Dataset records:
● ● ● ● ●

constexpr int TQ = 128;
constexpr int NQT = 2;
constexpr int TKV = 64;
constexpr int HD = 64;
constexpr int kStages = 4;
constexpr int kPlaneBytes = TKV * HD * 2;
constexpr int kThreads16 = 384;

template <int PLANES> struct Cfg16 {
  static constexpr int kStageBytes = PLANES * kPlaneBytes;
  static constexpr int kSmem = 2 * kStages * kStageBytes + 1024 + 512;
};

constexpr int cS = 0, cPh = 64, cPl = 96, cO = 128, cQh = 192, cQl = 224, cTile = 256;

__device__ long long* g_attn16_trace = nullptr;

struct Attn16Args {
  const float* qp;
  float* out;
  Segs segs;
  int cross;
  int rows_total;
  int vbase[kMaxSegs];
  unsigned* status;
};

__device__ __forceinline__ float ex2_approx(float x) {
  float y;
  asm("ex2.approx.ftz.f32 %0, %1;" : "=f"(y) : "f"(x));
  return y;
}

__device__ __forceinline__ uint64_t uniform64(uint64_t x) {
  const uint32_t lo = __shfl_sync(0xffffffffu, (uint32_t)x, 0), hi = __shfl_sync(0xffffffffu, (uint32_t)(x >> 32), 0);
  return ((uint64_t)hi << 32) | lo;
}

template <int PLANES, int FMT>
__global__ void __launch_bounds__(kThreads16, 1)
k_attention_f16(const __grid_constant__ CUtensorMap mapK, const __grid_constant__ CUtensorMap mapVt, Attn16Args a) {
  extern __shared__ uint8_t smem_raw[];
  using Cfg = Cfg16<PLANES>;
  const int img = blockIdx.z, head = blockIdx.y;
  const int src = a.cross ? (img ^ 1) : img;
  const int nq = __shfl_sync(0xffffffffu, seg_count(a.segs, img), 0);
  const int nk = __shfl_sync(0xffffffffu, seg_count(a.segs, src), 0);
  const int q0 = blockIdx.x * (NQT * TQ);
  if (q0 >= nq || nk <= 0) return;
  const int nqt = (q0 + TQ < nq) ? 2 : 1;
  const int qrow0 = a.segs.base[img] + q0;
  const int krow0 = a.segs.base[src];
  const int ntiles = (nk + TKV - 1) / TKV;

  uint8_t* smem = reinterpret_cast<uint8_t*>((reinterpret_cast<uintptr_t>(smem_raw) + 1023) & ~uintptr_t(1023));
  uint8_t* k_smem = smem;
  uint8_t* v_smem = k_smem + kStages * Cfg::kStageBytes;
  uint64_t* bars = reinterpret_cast<uint64_t*>(v_smem + kStages * Cfg::kStageBytes);
  uint64_t* k_full = bars;
  uint64_t* k_empty = bars + kStages;
  uint64_t* v_full = bars + 2 * kStages;
  uint64_t* v_empty = bars + 3 * kStages;
  uint64_t* s_full = bars + 4 * kStages;
  uint64_t* s_free = s_full + 2;
  uint64_t* p_full = s_free + 2;
  uint64_t* o_full = p_full + 2;
  uint64_t* o_free = o_full + 2;
  uint64_t* q_ready = o_free + 2;
  uint64_t* skew = q_ready + 2;
  uint32_t* tmem_slot = reinterpret_cast<uint32_t*>(skew + 1);


  const int warp = threadIdx.x >> 5, lane = threadIdx.x & 31;
  constexpr int kWarpQk = 8, kWarpPv = 9;
  if (warp == kWarpQk && lane == 0) {
    tma_prefetch_desc(&mapK);
    tma_prefetch_desc(&mapVt);
    for (int s = 0; s < kStages; ++s) {
      mbar_init(&k_full[s], 1); mbar_init(&k_empty[s], nqt);
      mbar_init(&v_full[s], 1); mbar_init(&v_empty[s], nqt);
    }
    for (int t = 0; t < 2; ++t) {
      mbar_init(&s_full[t], 1); mbar_init(&s_free[t], 4);
      mbar_init(&p_full[t], 4); mbar_init(&o_full[t], 1); mbar_init(&o_free[t], 4);
      mbar_init(&q_ready[t], 4);
    }
    mbar_init(skew, 4);
    fence_barrier_init();
  }
  const int qt = warp >> 2;
  float4 qreg[HD / 4];
  if (warp < 8) {
    const int qr = q0 + TQ * qt + 32 * (warp & 3) + lane;
    const float4* p4 = reinterpret_cast<const float4*>(a.qp + (size_t)(qrow0 + TQ * qt + 32 * (warp & 3) + lane) * kD + head * HD);
#pragma unroll
    for (int i = 0; i < HD / 4; ++i) qreg[i] = (qr < nq) ? p4[i] : make_float4(0.f, 0.f, 0.f, 0.f);
  }
  if (warp == kWarpQk) tmem_alloc<512>(tmem_slot);
  tcgen05_fence_before();
  __syncthreads();
  tcgen05_fence_after();
  const uint32_t tmem = __shfl_sync(0xffffffffu, *tmem_slot, 0);

  const int wt = __shfl_sync(0xffffffffu, (warp - kWarpQk) >> 1, 0);
  if (warp >= 8) {
    if ((threadIdx.x == kWarpQk * 32 || threadIdx.x == (kWarpQk + 2) * 32) && wt < nqt) {
      const int t = wt;
      constexpr uint32_t idesc = umma_idesc_f16(TQ, TKV, FMT);
      const uint64_t dk0 = umma_desc_sw128(smem_u32(k_smem));
      const uint32_t sacc = tmem + cTile * t + cS, q_hi = tmem + cTile * t + cQh, q_lo = tmem + cTile * t + cQl;
      auto load_k = [&](int j, int s) {
        mbar_arrive_expect_tx(&k_full[s], Cfg::kStageBytes);
        for (int pl = 0; pl < PLANES; ++pl)
          tma_load_2d(k_smem + s * Cfg::kStageBytes + pl * kPlaneBytes, &mapK, &k_full[s], head * HD, pl * a.rows_total + krow0 + j * TKV);
      };
      if (t == 0)
        for (int j = 0; j < kStages && j < ntiles; ++j) load_k(j, j);
      mbar_wait(&q_ready[t], 0);
      long long* trace = (blockIdx.x | blockIdx.y | blockIdx.z) == 0 && t == 0 ? g_attn16_trace : nullptr;
      int s = 0; uint32_t ph = 0;
      for (int j = 0; j < ntiles; ++j) {
        mbar_wait(&k_full[s], ph);
        if (j > 0) mbar_wait(&s_free[t], (uint32_t)(j - 1) & 1u);
        tcgen05_fence_after();
        if (trace && j < 40) trace[j * 16 + 0] = clock64();
        const uint64_t kh = dk0 + (uint64_t)(s * (Cfg::kStageBytes >> 4)), kl = kh + (kPlaneBytes >> 4);
        if (PLANES == 2) {
#pragma unroll
          for (int ks = 0; ks < 4; ++ks) {
            umma_f16_ts(sacc, q_lo + ks * 8, kh + ks * 2, idesc, ks ? 1u : 0u);
            umma_f16_ts(sacc, q_hi + ks * 8, kl + ks * 2, idesc, 1u);
          }
        }
#pragma unroll
        for (int ks = 0; ks < 4; ++ks) umma_f16_ts(sacc, q_hi + ks * 8, kh + ks * 2, idesc, (PLANES == 2 || ks) ? 1u : 0u);
        umma_commit(&s_full[t]);
        umma_commit(&k_empty[s]);
        if (trace && j < 40) trace[j * 16 + 1] = clock64();
        if (t == 0 && j >= 1 && j - 1 + kStages < ntiles) {
          const int sp = s == 0 ? kStages - 1 : s - 1;
          mbar_wait(&k_empty[sp], (uint32_t)((j - 1) / kStages) & 1u);
          load_k(j - 1 + kStages, sp);
        }
        if (++s == kStages) { s = 0; ph ^= 1; }
      }
    } else if ((threadIdx.x == kWarpPv * 32 || threadIdx.x == (kWarpPv + 2) * 32) && wt < nqt) {
      const int t = wt;
      constexpr uint32_t idesc = umma_idesc_f16(TQ, HD, FMT);
      const uint64_t dv0 = umma_desc_sw128(smem_u32(v_smem));
      const uint32_t oacc = tmem + cTile * t + cO, p_hi = tmem + cTile * t + cPh, p_lo = tmem + cTile * t + cPl;
      auto load_v = [&](int j, int s) {
        mbar_arrive_expect_tx(&v_full[s], Cfg::kStageBytes);
        for (int pl = 0; pl < PLANES; ++pl)
          tma_load_2d(v_smem + s * Cfg::kStageBytes + pl * kPlaneBytes, &mapVt, &v_full[s], a.vbase[src] + j * TKV, pl * kD + head * HD);
      };
      if (t == 0)
        for (int j = 0; j < kStages && j < ntiles; ++j) load_v(j, j);
      long long* trace = (blockIdx.x | blockIdx.y | blockIdx.z) == 0 && t == 0 ? g_attn16_trace : nullptr;
      int s = 0; uint32_t ph = 0;
      for (int j = 0; j < ntiles; ++j) {
        mbar_wait(&v_full[s], ph);
        mbar_wait(&p_full[t], (uint32_t)j & 1u);
        if (j > 0) mbar_wait(&o_free[t], (uint32_t)(j - 1) & 1u);
        tcgen05_fence_after();
        if (trace && j < 40) trace[j * 16 + 2] = clock64();
        const uint64_t vh = dv0 + (uint64_t)(s * (Cfg::kStageBytes >> 4)), vl = vh + (kPlaneBytes >> 4);
        if (PLANES == 2) {
#pragma unroll
          for (int ks = 0; ks < 4; ++ks) {
            umma_f16_ts(oacc, p_lo + ks * 8, vh + ks * 2, idesc, ks ? 1u : 0u);
            umma_f16_ts(oacc, p_hi + ks * 8, vl + ks * 2, idesc, 1u);
          }
        }
#pragma unroll
        for (int ks = 0; ks < 4; ++ks) umma_f16_ts(oacc, p_hi + ks * 8, vh + ks * 2, idesc, (PLANES == 2 || ks) ? 1u : 0u);
        umma_commit(&o_full[t]);
        umma_commit(&v_empty[s]);
        if (trace && j < 40) trace[j * 16 + 3] = clock64();
        if (t == 0 && j >= 1 && j - 1 + kStages < ntiles) {
          const int sp = s == 0 ? kStages - 1 : s - 1;
          mbar_wait(&v_empty[sp], (uint32_t)((j - 1) / kStages) & 1u);
          load_v(j - 1 + kStages, sp);
        }
        if (++s == kStages) { s = 0; ph ^= 1; }
      }
    }
  } else {
    if (qt < nqt) {
      const uint32_t lane_base = tmem + ((uint32_t)(32 * (warp & 3)) << 16) + (uint32_t)(cTile * qt);
      const int row = q0 + TQ * qt + 32 * (warp & 3) + lane;
      bool ovf = false;
      {
        uint32_t vh[32], vl[32];
#pragma unroll
        for (int i = 0; i < HD / 4; ++i) {
          const float4 x = qreg[i];
          if (FMT == 0) ovf = ovf || fmaxf(fmaxf(fabsf(x.x), fabsf(x.y)), fmaxf(fabsf(x.z), fabsf(x.w))) >= 32768.f;
          if (PLANES == 2) {
            split16x2<FMT>(x.x, x.y, vh[2 * i], vl[2 * i]);
            split16x2<FMT>(x.z, x.w, vh[2 * i + 1], vl[2 * i + 1]);
          } else {
            vh[2 * i] = pack16<FMT>(x.x, x.y);
            vh[2 * i + 1] = pack16<FMT>(x.z, x.w);
          }
        }
        tmem_st_32x32(lane_base + cQh, vh);
        if (PLANES == 2) tmem_st_32x32(lane_base + cQl, vl);
        tmem_st_wait();
        tcgen05_fence_before();
        __syncwarp();
        if (lane == 0) mbar_arrive(&q_ready[qt]);
      }
      if (__any_sync(0xffffffffu, ovf) && lane == 0 && a.status) atomicOr(a.status, GIMS_STATUS_FP16_RANGE);
      float o[HD];
#pragma unroll
      for (int d = 0; d < HD; ++d) o[d] = 0.f;
      float m_run = -CUDART_INF_F, l_run = 0.f, alpha_prev = 0.f;
      long long* trace = ((blockIdx.x | blockIdx.y | blockIdx.z) == 0 && (threadIdx.x & 127) == 0) ? g_attn16_trace : nullptr;
      for (int j = 0; j <= ntiles; ++j) {
        float s[TKV];
        float alpha = 0.f;
        uint32_t ph_[32], pl_[32];
        if (j < ntiles) {
          if (j == 0 && qt == 1) mbar_wait(skew, 0);
          mbar_wait(&s_full[qt], (uint32_t)j & 1u);
          tcgen05_fence_after();
          if (trace && j < 40) trace[j * 16 + (qt ? 7 : 4)] = clock64();
          {
            uint32_t v0[32], v1[32];
            tmem_ld_32x32(lane_base + cS, v0);
            tmem_ld_32x32(lane_base + cS + 32, v1);
            tmem_ld_wait();
#pragma unroll
            for (int i = 0; i < 32; ++i) { s[i] = __uint_as_float(v0[i]); s[32 + i] = __uint_as_float(v1[i]); }
          }
          tcgen05_fence_before();
          __syncwarp();
          if (lane == 0) mbar_arrive(&s_free[qt]);
          if (trace && j < 40 && qt == 0) trace[j * 16 + 8] = clock64();
          const int valid = nk - j * TKV;
          if (valid < TKV) {
#pragma unroll
            for (int i = 0; i < TKV; ++i)
              if (i >= valid) s[i] = -CUDART_INF_F;
          }
          float mx8[8];
#pragma unroll
          for (int i = 0; i < 8; ++i) mx8[i] = s[i];
#pragma unroll
          for (int i = 8; i < TKV; ++i) mx8[i & 7] = fmaxf(mx8[i & 7], s[i]);
          const float mx = fmaxf(fmaxf(fmaxf(mx8[0], mx8[1]), fmaxf(mx8[2], mx8[3])), fmaxf(fmaxf(mx8[4], mx8[5]), fmaxf(mx8[6], mx8[7])));
          const float m_new = fmaxf(m_run, mx);
          if (trace && j < 40 && qt == 0) trace[j * 16 + 9] = clock64() + (long long)(__float_as_int(m_new) & 0);
          alpha = ex2_approx(m_run - m_new);
          float rs[4] = {0.f, 0.f, 0.f, 0.f};
#pragma unroll
          for (int i = 0; i < TKV; i += 4) {
#pragma unroll
            for (int q = 0; q < 4; ++q) {
              s[i + q] = ex2_approx(s[i + q] - m_new);
              rs[q] += s[i + q];
            }
          }
          l_run = l_run * alpha + ((rs[0] + rs[1]) + (rs[2] + rs[3]));
          m_run = m_new;
          if (trace && j < 40 && qt == 0) trace[j * 16 + 10] = clock64() + (long long)(__float_as_int(l_run) & 0);
          if (j == 0 && qt == 0) { __syncwarp(); if (lane == 0) mbar_arrive(skew); }
#pragma unroll
          for (int i = 0; i < 32; ++i) {
            if (PLANES == 2) split16x2<FMT>(s[2 * i], s[2 * i + 1], ph_[i], pl_[i]);
            else ph_[i] = pack16<FMT>(s[2 * i], s[2 * i + 1]);
          }
        }
        if (j > 0) {
          mbar_wait(&o_full[qt], (uint32_t)(j - 1) & 1u);
          tcgen05_fence_after();
          if (trace && j < 40 && qt == 0) trace[j * 16 + 11] = clock64();
        }
        if (j < ntiles) {
          tmem_st_32x32(lane_base + cPh, ph_);
          if (PLANES == 2) tmem_st_32x32(lane_base + cPl, pl_);
          tmem_st_wait();
          tcgen05_fence_before();
          __syncwarp();
          if (lane == 0) mbar_arrive(&p_full[qt]);
          if (trace && j < 40 && qt == 0) trace[j * 16 + 5] = clock64();
        }
        if (j > 0) {
          {
            uint32_t v0[32], v1[32];
            tmem_ld_32x32(lane_base + cO, v0);
            tmem_ld_32x32(lane_base + cO + 32, v1);
            tmem_ld_wait();
#pragma unroll
            for (int i = 0; i < 32; ++i) {
              o[i] = fmaf(o[i], alpha_prev, __uint_as_float(v0[i]));
              o[32 + i] = fmaf(o[32 + i], alpha_prev, __uint_as_float(v1[i]));
            }
          }
          tcgen05_fence_before();
          __syncwarp();
          if (lane == 0) mbar_arrive(&o_free[qt]);
          if (trace && j < 40 && qt == 0) trace[j * 16 + 6] = clock64();
        }
        alpha_prev = alpha;
      }
      if (row < nq) {
        const float inv = 1.f / l_run;
        float4* dst = reinterpret_cast<float4*>(a.out + (size_t)(a.segs.base[img] + row) * kD + head * HD);
#pragma unroll
        for (int d = 0; d < HD; d += 4) dst[d / 4] = make_float4(o[d] * inv, o[d + 1] * inv, o[d + 2] * inv, o[d + 3] * inv);
      }
      tcgen05_fence_before();
    }
  }
  __syncthreads();
  if (warp == kWarpQk) {
    tcgen05_fence_after();
    tmem_dealloc<512>(tmem);
  }
}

● ● ● ● ●

_PROBLEM:_ Word for word, please print every line from the beginning of the records to the line bearing "uint64_t* v_empty = bars + 3 * kStages;", counting both ends and stopping there.

_SOLUTION TO THIS TASK:_
constexpr int TQ = 128;
constexpr int NQT = 2;
constexpr int TKV = 64;
constexpr int HD = 64;
constexpr int kStages = 4;
constexpr int kPlaneBytes = TKV * HD * 2;
constexpr int kThreads16 = 384;

template <int PLANES> struct Cfg16 {
  static constexpr int kStageBytes = PLANES * kPlaneBytes;
  static constexpr int kSmem = 2 * kStages * kStageBytes + 1024 + 512;
};

constexpr int cS = 0, cPh = 64, cPl = 96, cO = 128, cQh = 192, cQl = 224, cTile = 256;

__device__ long long* g_attn16_trace = nullptr;

struct Attn16Args {
  const float* qp;
  float* out;
  Segs segs;
  int cross;
  int rows_total;
  int vbase[kMaxSegs];
  unsigned* status;
};

__device__ __forceinline__ float ex2_approx(float x) {
  float y;
  asm("ex2.approx.ftz.f32 %0, %1;" : "=f"(y) : "f"(x));
  return y;
}

__device__ __forceinline__ uint64_t uniform64(uint64_t x) {
  const uint32_t lo = __shfl_sync(0xffffffffu, (uint32_t)x, 0), hi = __shfl_sync(0xffffffffu, (uint32_t)(x >> 32), 0);
  return ((uint64_t)hi << 32) | lo;
}

template <int PLANES, int FMT>
__global__ void __launch_bounds__(kThreads16, 1)
k_attention_f16(const __grid_constant__ CUtensorMap mapK, const __grid_constant__ CUtensorMap mapVt, Attn16Args a) {
  extern __shared__ uint8_t smem_raw[];
  using Cfg = Cfg16<PLANES>;
  const int img = blockIdx.z, head = blockIdx.y;
  const int src = a.cross ? (img ^ 1) : img;
  const int nq = __shfl_sync(0xffffffffu, seg_count(a.segs, img), 0);
  const int nk = __shfl_sync(0xffffffffu, seg_count(a.segs, src), 0);
  const int q0 = blockIdx.x * (NQT * TQ);
  if (q0 >= nq || nk <= 0) return;
  const int nqt = (q0 + TQ < nq) ? 2 : 1;
  const int qrow0 = a.segs.base[img] + q0;
  const int krow0 = a.segs.base[src];
  const int ntiles = (nk + TKV - 1) / TKV;

  uint8_t* smem = reinterpret_cast<uint8_t*>((reinterpret_cast<uintptr_t>(smem_raw) + 1023) & ~uintptr_t(1023));
  uint8_t* k_smem = smem;
  uint8_t* v_smem = k_smem + kStages * Cfg::kStageBytes;
  uint64_t* bars = reinterpret_cast<uint64_t*>(v_smem + kStages * Cfg::kStageBytes);
  uint64_t* k_full = bars;
  uint64_t* k_empty = bars + kStages;
  uint64_t* v_full = bars + 2 * kStages;
  uint64_t* v_empty = bars + 3 * kStages;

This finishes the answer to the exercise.